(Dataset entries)

-- Opening Marker --

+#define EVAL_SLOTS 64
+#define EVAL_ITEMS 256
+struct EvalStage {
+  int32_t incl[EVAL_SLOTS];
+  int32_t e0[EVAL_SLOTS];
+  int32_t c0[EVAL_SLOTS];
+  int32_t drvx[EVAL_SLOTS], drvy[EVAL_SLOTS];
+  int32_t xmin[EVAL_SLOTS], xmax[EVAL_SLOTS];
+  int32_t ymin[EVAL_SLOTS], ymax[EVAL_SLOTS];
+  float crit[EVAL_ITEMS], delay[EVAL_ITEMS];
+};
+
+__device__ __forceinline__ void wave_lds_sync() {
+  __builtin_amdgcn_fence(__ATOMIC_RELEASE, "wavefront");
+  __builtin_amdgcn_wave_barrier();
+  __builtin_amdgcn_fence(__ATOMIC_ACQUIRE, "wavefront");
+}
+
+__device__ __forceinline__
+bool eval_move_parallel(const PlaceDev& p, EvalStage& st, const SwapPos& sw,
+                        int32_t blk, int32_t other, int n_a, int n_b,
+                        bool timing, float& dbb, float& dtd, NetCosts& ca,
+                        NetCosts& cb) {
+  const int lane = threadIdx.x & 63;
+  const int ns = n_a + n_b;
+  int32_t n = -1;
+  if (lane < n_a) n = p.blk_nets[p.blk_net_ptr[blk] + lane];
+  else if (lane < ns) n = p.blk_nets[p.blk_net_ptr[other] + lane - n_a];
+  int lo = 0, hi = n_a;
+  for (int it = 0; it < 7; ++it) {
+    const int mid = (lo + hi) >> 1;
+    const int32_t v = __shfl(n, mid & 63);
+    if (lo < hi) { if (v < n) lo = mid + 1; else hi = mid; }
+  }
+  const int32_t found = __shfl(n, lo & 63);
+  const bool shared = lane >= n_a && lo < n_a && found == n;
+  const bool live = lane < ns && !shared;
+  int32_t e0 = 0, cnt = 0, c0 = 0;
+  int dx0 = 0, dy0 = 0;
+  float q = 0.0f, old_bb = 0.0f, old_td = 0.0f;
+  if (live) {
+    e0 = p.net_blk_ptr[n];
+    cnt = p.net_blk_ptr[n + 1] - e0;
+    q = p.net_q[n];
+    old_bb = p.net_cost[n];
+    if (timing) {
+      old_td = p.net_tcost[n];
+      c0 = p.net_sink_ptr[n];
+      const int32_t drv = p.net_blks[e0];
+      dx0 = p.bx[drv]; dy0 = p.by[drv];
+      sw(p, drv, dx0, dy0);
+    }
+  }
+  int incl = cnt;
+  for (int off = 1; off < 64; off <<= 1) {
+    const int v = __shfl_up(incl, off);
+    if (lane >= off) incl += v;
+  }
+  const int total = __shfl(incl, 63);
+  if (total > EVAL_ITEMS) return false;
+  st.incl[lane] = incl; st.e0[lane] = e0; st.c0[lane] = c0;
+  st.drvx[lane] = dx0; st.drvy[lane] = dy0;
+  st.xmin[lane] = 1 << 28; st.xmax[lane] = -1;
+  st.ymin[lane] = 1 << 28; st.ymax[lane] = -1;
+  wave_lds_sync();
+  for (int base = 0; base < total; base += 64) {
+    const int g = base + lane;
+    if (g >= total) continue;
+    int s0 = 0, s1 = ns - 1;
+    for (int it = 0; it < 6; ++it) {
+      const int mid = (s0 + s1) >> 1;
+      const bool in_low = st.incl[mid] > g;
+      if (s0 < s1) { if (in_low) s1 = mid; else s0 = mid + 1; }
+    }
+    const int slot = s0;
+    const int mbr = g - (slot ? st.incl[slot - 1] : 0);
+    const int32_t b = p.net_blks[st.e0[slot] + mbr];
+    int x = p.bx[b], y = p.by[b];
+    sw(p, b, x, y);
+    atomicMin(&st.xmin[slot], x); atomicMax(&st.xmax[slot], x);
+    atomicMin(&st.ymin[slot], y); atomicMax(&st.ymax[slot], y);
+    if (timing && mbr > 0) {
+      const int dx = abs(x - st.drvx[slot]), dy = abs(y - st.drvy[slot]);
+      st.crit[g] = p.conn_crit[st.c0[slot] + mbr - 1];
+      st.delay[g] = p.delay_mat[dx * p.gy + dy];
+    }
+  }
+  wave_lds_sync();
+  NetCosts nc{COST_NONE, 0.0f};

-- Closing Marker --

• _Work task_
Repeat every line of the data verbatim.

• _Answer to the problem_
+#define EVAL_SLOTS 64
+#define EVAL_ITEMS 256
+struct EvalStage {
+  int32_t incl[EVAL_SLOTS];
+  int32_t e0[EVAL_SLOTS];
+  int32_t c0[EVAL_SLOTS];
+  int32_t drvx[EVAL_SLOTS], drvy[EVAL_SLOTS];
+  int32_t xmin[EVAL_SLOTS], xmax[EVAL_SLOTS];
+  int32_t ymin[EVAL_SLOTS], ymax[EVAL_SLOTS];
+  float crit[EVAL_ITEMS], delay[EVAL_ITEMS];
+};
+
+__device__ __forceinline__ void wave_lds_sync() {
+  __builtin_amdgcn_fence(__ATOMIC_RELEASE, "wavefront");
+  __builtin_amdgcn_wave_barrier();
+  __builtin_amdgcn_fence(__ATOMIC_ACQUIRE, "wavefront");
+}
+
+__device__ __forceinline__
+bool eval_move_parallel(const PlaceDev& p, EvalStage& st, const SwapPos& sw,
+                        int32_t blk, int32_t other, int n_a, int n_b,
+                        bool timing, float& dbb, float& dtd, NetCosts& ca,
+                        NetCosts& cb) {
+  const int lane = threadIdx.x & 63;
+  const int ns = n_a + n_b;
+  int32_t n = -1;
+  if (lane < n_a) n = p.blk_nets[p.blk_net_ptr[blk] + lane];
+  else if (lane < ns) n = p.blk_nets[p.blk_net_ptr[other] + lane - n_a];
+  int lo = 0, hi = n_a;
+  for (int it = 0; it < 7; ++it) {
+    const int mid = (lo + hi) >> 1;
+    const int32_t v = __shfl(n, mid & 63);
+    if (lo < hi) { if (v < n) lo = mid + 1; else hi = mid; }
+  }
+  const int32_t found = __shfl(n, lo & 63);
+  const bool shared = lane >= n_a && lo < n_a && found == n;
+  const bool live = lane < ns && !shared;
+  int32_t e0 = 0, cnt = 0, c0 = 0;
+  int dx0 = 0, dy0 = 0;
+  float q = 0.0f, old_bb = 0.0f, old_td = 0.0f;
+  if (live) {
+    e0 = p.net_blk_ptr[n];
+    cnt = p.net_blk_ptr[n + 1] - e0;
+    q = p.net_q[n];
+    old_bb = p.net_cost[n];
+    if (timing) {
+      old_td = p.net_tcost[n];
+      c0 = p.net_sink_ptr[n];
+      const int32_t drv = p.net_blks[e0];
+      dx0 = p.bx[drv]; dy0 = p.by[drv];
+      sw(p, drv, dx0, dy0);
+    }
+  }
+  int incl = cnt;
+  for (int off = 1; off < 64; off <<= 1) {
+    const int v = __shfl_up(incl, off);
+    if (lane >= off) incl += v;
+  }
+  const int total = __shfl(incl, 63);
+  if (total > EVAL_ITEMS) return false;
+  st.incl[lane] = incl; st.e0[lane] = e0; st.c0[lane] = c0;
+  st.drvx[lane] = dx0; st.drvy[lane] = dy0;
+  st.xmin[lane] = 1 << 28; st.xmax[lane] = -1;
+  st.ymin[lane] = 1 << 28; st.ymax[lane] = -1;
+  wave_lds_sync();
+  for (int base = 0; base < total; base += 64) {
+    const int g = base + lane;
+    if (g >= total) continue;
+    int s0 = 0, s1 = ns - 1;
+    for (int it = 0; it < 6; ++it) {
+      const int mid = (s0 + s1) >> 1;
+      const bool in_low = st.incl[mid] > g;
+      if (s0 < s1) { if (in_low) s1 = mid; else s0 = mid + 1; }
+    }
+    const int slot = s0;
+    const int mbr = g - (slot ? st.incl[slot - 1] : 0);
+    const int32_t b = p.net_blks[st.e0[slot] + mbr];
+    int x = p.bx[b], y = p.by[b];
+    sw(p, b, x, y);
+    atomicMin(&st.xmin[slot], x); atomicMax(&st.xmax[slot], x);
+    atomicMin(&st.ymin[slot], y); atomicMax(&st.ymax[slot], y);
+    if (timing && mbr > 0) {
+      const int dx = abs(x - st.drvx[slot]), dy = abs(y - st.drvy[slot]);
+      st.crit[g] = p.conn_crit[st.c0[slot] + mbr - 1];
+      st.delay[g] = p.delay_mat[dx * p.gy + dy];
+    }
+  }
+  wave_lds_sync();
+  NetCosts nc{COST_NONE, 0.0f};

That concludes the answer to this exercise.